# 6D hands-on reviews by many websites..



## hemidesign (Dec 6, 2012)

post your reviews from the Canon 6D.. the ones I found, here we go..

The-digital-picture - ISO tests: 

http://www.the-digital-picture.com/Reviews/Canon-EOS-6D-Digital-SLR-Camera-Review.aspx

The-digital-picture - 6D with 200 f2IS VS 5Dmk3 with 200 F2IS (image quality): 

http://www.the-digital-picture.com/Reviews/ISO-12233-Sample-Crops.aspx?Lens=458&Camera=819&FLI=0&API=0&LensComp=458&Sample=0&CameraComp=792&FLIComp=0&APIComp=0

Cnet Asia:

http://asia.cnet.com/product/canon-eos-6d-46728290.htm

DigitalREV - 6D vs 5dmk2 vs 7D:

http://www.digitalrev.com/article/canon-6d-vs-5d-mark/NTczODM1ODc_A

Btw, I like what DigitalREV says about the 6D: "The 11 point system will work perfectly well for those who shoot portraits or studio work and the ability to focus well in low light conditions make it a solid choice for wedding shooters"


----------



## hemidesign (Dec 7, 2012)

Jthorpephoto:

http://jthorpephoto.com/2012/12/product-review-canon-6d/

"I have to say I'm very pleased with the 6D over my MKii, its a pretty big upgrade from it."

PhotographyBay:

http://www.photographybay.com/2012/11/01/canon-6d-hands-on/

The Phoblographer:

http://www.thephoblographer.com/2012/10/27/first-impressions-canon-6d-and-wi-fi-demo/

"If you’re going to choose the center focusing point for most of your shooting because you prefer the focus and recompose method, I strongly urge that you spring for the 5D Mk II instead because Canon is giving you an excellent autofocusing option and you won’t be utilizing the potential that this camera really has."

Trustedreviews.com:

http://www.trustedreviews.com/canon-eos-6d_Digital-Camera_review

"The Canon EOS 6D boasts an 11-point AF system.
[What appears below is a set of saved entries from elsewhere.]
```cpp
template <int BN, int WARPS_M, int WARPS_N, int MT, int NTL, int STAT_WAVE = 0, typename MOf>
__device__ __forceinline__ void conv_epilogue(const ConvArgs& a, f32x16 (&tot)[MT][NTL], unsigned char* smem_raw, int tid, int wave, int n0,
                                              size_t stat_tile, MOf m_of, const bool active = true) {
    constexpr int WM = MT * 32, WN = NTL * 32;
    const int lane = tid & 63, li = lane & 31, lh = lane >> 5;
    const int wm0 = (wave / WARPS_N) * WM, wn0 = (wave % WARPS_N) * WN;
    const int hw = a.Ho * a.Wo;
    double csum[NTL], csq[NTL];
#pragma unroll
    for (int j = 0; j < NTL; ++j) { csum[j] = 0.0; csq[j] = 0.0; }
    float vmax = 0.f;
#pragma unroll
    for (int i = 0; i < MT; ++i) {
#pragma unroll
        for (int j = 0; j < NTL; ++j) {
            const int n = n0 + wn0 + j * 32 + li;
            const bool nok = n < a.Cout;
            const float bv = (a.bias && nok) ? a.bias[n] : 0.f;
#pragma unroll
            for (int r = 0; r < 16; ++r) {
                const int m = m_of(wm0 + i * 32 + (r & 3) + 8 * (r >> 2) + 4 * lh);
                const bool mok = active && m >= 0;
                float v = tot[i][j][r] + bv;
                if (a.addend && nok && mok) {
                    const int img = m / hw;
                    v += a.addend[((size_t)(img % a.add_nmod) * hw + (m - img * hw)) * a.Cout + n];
                }
                tot[i][j][r] = v;
                if (a.stat_part && mok) { csum[j] += (double)v; csq[j] += (double)v * (double)v; }
                if (nok && mok) vmax = __builtin_fmaxf(vmax, __builtin_fabsf(v));
            }
        }
    }
    if (a.amax_out) tsnet_publish_amax(a.amax_out + stat_tile / (size_t)a.tpi, vmax);
    if (a.stat_part) {
        __syncthreads();
        double* red = reinterpret_cast<double*>(smem_raw);
#pragma unroll
        for (int j = 0; j < NTL; ++j) {
            const double s2 = csum[j] + __shfl_xor(csum[j], 32);
            const double q2 = csq[j] + __shfl_xor(csq[j], 32);
            if (lh == 0 && active) {
                double* o = red + ((size_t)(wave / WARPS_N) * BN + wn0 + j * 32 + li) * 2;
                o[0] = s2; o[1] = q2;
            }
        }
        __syncthreads();
        const int stid = tid - 64 * STAT_WAVE;
        if (stid >= 0 && stid < BN && n0 + stid < a.Cout) {
            double s = 0.0, q = 0.0;
#pragma unroll
            for (int wmi = 0; wmi < WARPS_M; ++wmi) { s += red[((size_t)wmi * BN + stid) * 2]; q += red[((size_t)wmi * BN + stid) * 2 + 1]; }
            double* o = a.stat_part + (stat_tile * a.Cout + n0 + stid) * 2;
            if (a.fin_counter) {
                __hip_atomic_store(o, s, __ATOMIC_RELAXED, __HIP_MEMORY_SCOPE_AGENT);
                __hip_atomic_store(o + 1, q, __ATOMIC_RELAXED, __HIP_MEMORY_SCOPE_AGENT);
            } else {
                o[0] = s; o[1] = q;
            }
        }
        if (a.fin_counter) {
            const int S = a.fin_S;
            const int img = (int)(stat_tile / (size_t)S);
            const int ntn = (a.Npad + 31) / 32;
            int* counter = a.fin_counter + (size_t)img * ntn + n0 / 32;
            const bool mine = stid >= 0 && stid < BN && n0 + stid < a.Cout;
            auto fold = [&](const double* p0, int cnt, size_t step, double& sm, double& sq) __attribute__((always_inline)) {
                double gs[4] = {0, 0, 0, 0}, gq[4] = {0, 0, 0, 0};
                for (int t0 = 0; t0 < cnt; t0 += 8) {
                    double v[8], w[8];
#pragma unroll
                    for (int u = 0; u < 8; ++u) {
                        const double* p = p0 + (size_t)(t0 + u < cnt ? t0 + u : cnt - 1) * step;
                        v[u] = __hip_atomic_load(p, __ATOMIC_RELAXED, __HIP_MEMORY_SCOPE_AGENT);
                        w[u] = __hip_atomic_load(p + 1, __ATOMIC_RELAXED, __HIP_MEMORY_SCOPE_AGENT);
                    }
#pragma unroll
                    for (int u = 0; u < 8; ++u) {
                        const bool in = t0 + u < cnt;
                        gs[u & 3] += in ? v[u] : 0.0;
                        gq[u & 3] += in ? w[u] : 0.0;
                    }
                }
                sm = gs[0]; sq = gq[0];
#pragma unroll
                for (int k = 1; k < 4; ++k) { sm += gs[k]; sq += gq[k]; }
            };
            auto write_ab = [&](double sm, double sq) __attribute__((always_inline)) {
                const double mean = sm / hw;
                double var = sq / hw - mean * mean;
                if (var < 0) var = 0;
                const float al = 1.0f / sqrtf((float)var + a.fin_eps);
                a.fin_alpha[(size_t)img * a.Cout + n0 + stid] = al;
                a.fin_beta[(size_t)img * a.Cout + n0 + stid] = -((float)mean) * al;
            };
            auto finalize = [&]() __attribute__((always_inline)) {
                if (mine) {
                    double sm, sq;
                    fold(a.stat_part + (((size_t)img * S) * a.Cout + n0 + stid) * 2, S, (size_t)a.Cout * 2, sm, sq);
                    write_ab(sm, sq);
                }
                if (stid == 0) __hip_atomic_store(counter, 0, __ATOMIC_RELAXED, __HIP_MEMORY_SCOPE_AGENT);
            };
            if (BN <= 64) {
                if (stid >= 0 && stid < 64) {
                    auto arrive = [&](int* c) __attribute__((always_inline)) {
                        TSNET_DRAIN_VMEM();
                        float arrived = 0.f;
                        if (lane == 0) arrived = (float)__hip_atomic_fetch_add(c, 1, __ATOMIC_RELAXED, __HIP_MEMORY_SCOPE_AGENT);
#pragma unroll
                        for (int off = 32; off > 0; off >>= 1) arrived += __shfl_xor(arrived, off);
                        return (int)arrived;
                    };
                    if (arrive(counter) == S - 1) finalize();
                }
            } else {
                int* flag = reinterpret_cast<int*>(smem_raw + 8192);
                auto arrive = [&](int* c) __attribute__((always_inline)) {
                    TSNET_DRAIN_VMEM();
                    __syncthreads();
                    if (stid == 0) *flag = __hip_atomic_fetch_add(c, 1, __ATOMIC_RELAXED, __HIP_MEMORY_SCOPE_AGENT);
                    __syncthreads();
                    return *flag;
                };
                if (arrive(counter) == S - 1) finalize();
            }
        }
    }
    unsigned short* const y16 = reinterpret_cast<unsigned short*>(a.y);
#pragma unroll
    for (int i = 0; i < MT; ++i) {
#pragma unroll
        for (int j = 0; j < NTL; ++j) {
            const int n = n0 + wn0 + j * 32 + li;
            if (n >= a.Cout) continue;
#pragma unroll
            for (int r = 0; r < 16; ++r) {
                const int m = m_of(wm0 + i * 32 + (r & 3) + 8 * (r >> 2) + 4 * lh);
                if (!(active && m >= 0)) continue;
                if (a.y_bf16) y16[(size_t)m * a.Cout + n] = bf16_rne(tot[i][j][r]);
                else a.y[(size_t)m * a.Cout + n] = tot[i][j][r];
            }
        }
    }
}

}
```

wacv23_tsnet_amd/csrc/conv_plan.hpp:

```cpp
#pragma once
#include <cstddef>
#include <stdexcept>
#include <string>

namespace tsnet {

constexpr int kPlanTileRows = 4, kPlanTileCols = 32;
constexpr size_t kFinCounterInts = 65536;
constexpr int kFinMaxTiles = 32;

enum class ConvFamily { H2R, G64, H2, H2S, H2S32, H2D, W1 };
enum class ConvKernel { Own = 0, General = 1, Patch = 2 };
enum class ConvSched { Plain = 0, Deep = 1, TwoGroups = 2 };

struct ConvShape {
    int ks = 1, stride = 1, pad = 0, reflect = 0;
    int cin = 0;
    int cout = 0, npad = 0, kpad = 0;
    int form = 0;
    int N = 0, H = 0, W = 0;
    int csplit = 0;
    bool transform = false;
    int nprod = 3;
    bool fin_counter = false;
    int ho() const { return (H + 2 * pad - ks) / stride + 1; }
    int wo() const { return (W + 2 * pad - ks) / stride + 1; }
};

struct ConvRequest {
    ConvKernel kernel = ConvKernel::Own;
    int rows = 0;
    int width = 0;
    bool alt = false;
    ConvSched sched = ConvSched::Plain;
    int chunk = 0;
    int chunk_cap = 3;
    int abl = 0, opt = 0;
    int xcd_gn = -1;
};

struct ConvPlan {
    ConvFamily family = ConvFamily::H2R;
    int rows = 0;
    int width = 0;
    bool side_by_side = false;
    ConvSched sched = ConvSched::Plain;
    int w1_chunk = 1, w1_tab2 = 0;
    int xcd_gn = 0;
    int tpi = 0, tiles_m = 0, tiles_n = 0;
    bool fin = false;
};
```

It may not be anywhere near as complex at the 5D Mark III's 61-point autofocus, but early impressions of its speed and accuracy during our brief hands-on were entirely positive. "


----------



## Marsu42 (Dec 7, 2012)

Here's another one: http://www.the-digital-picture.com/Reviews/ISO-12233-Sample-Crops.aspx?Lens=458&Camera=819&Sample=0&FLI=0&API=4&LensComp=458&CameraComp=479&SampleComp=0&FLIComp=0&APIComp=4



> ISO 12233 resolution chart results for the Canon EOS 6D DSLR Camera and Canon EF 200mm f/2 L IS USM Lens are now available on the site.
> 
> With these results, many comparisons can be made, but the Canon EOS 6D and 5D Mark II comparison is the one I wanted to see the most. While the 5D II holds a small megapixel advantage, the 6D delivers results that are at least as sharp.


----------



## skitron (Dec 7, 2012)

FWIW, my personal findings are for the most part consistent with the latest reviews. The AF may look like poo on paper but it actually works pretty good in practice, the ISO rocks, it isn't soft. Yes it feels alot like a 60D in hand and the shutter likewise sounds like a 60D shutter. Button layout not so good imo, but feel in hand while shooting is very good imo. Definitely a substantial improvement over my 5D2 in every respect but body durability and button layout, both of which imo are "good enough".


----------



## hemidesign (Dec 8, 2012)

Blog.Dojoklo.com:

http://blog.dojoklo.com/2012/12/03/canon-6d-hands-on-review/

"Overall I think the Canon 6D is an excellent dSLR camera, a very good value for the price, and should easily meet or exceed the needs of most enthusiast photographers"

Canonturk.com:

http://www.canonturk.com/wp/4030-turkiyedeki-ilk-6d-on-incelemesi.html

(make sure you're using google chrome for the Turkish translation system)


----------



## daniela (Dec 8, 2012)

Hi guys!

I agree with the statements above. The AF of the 6D ist very good for portrait or low-light shooting. But lacks of speed in actionphotography. I was amazed to get each bird with the 7D or the 5D Mark 3. Only the 6D was often unable to follow the bird, most of the shots were unsharp. I often lost contact with the center AF-point. Amazing AF of the 5D Mark 3 and most amazing of the 1DX!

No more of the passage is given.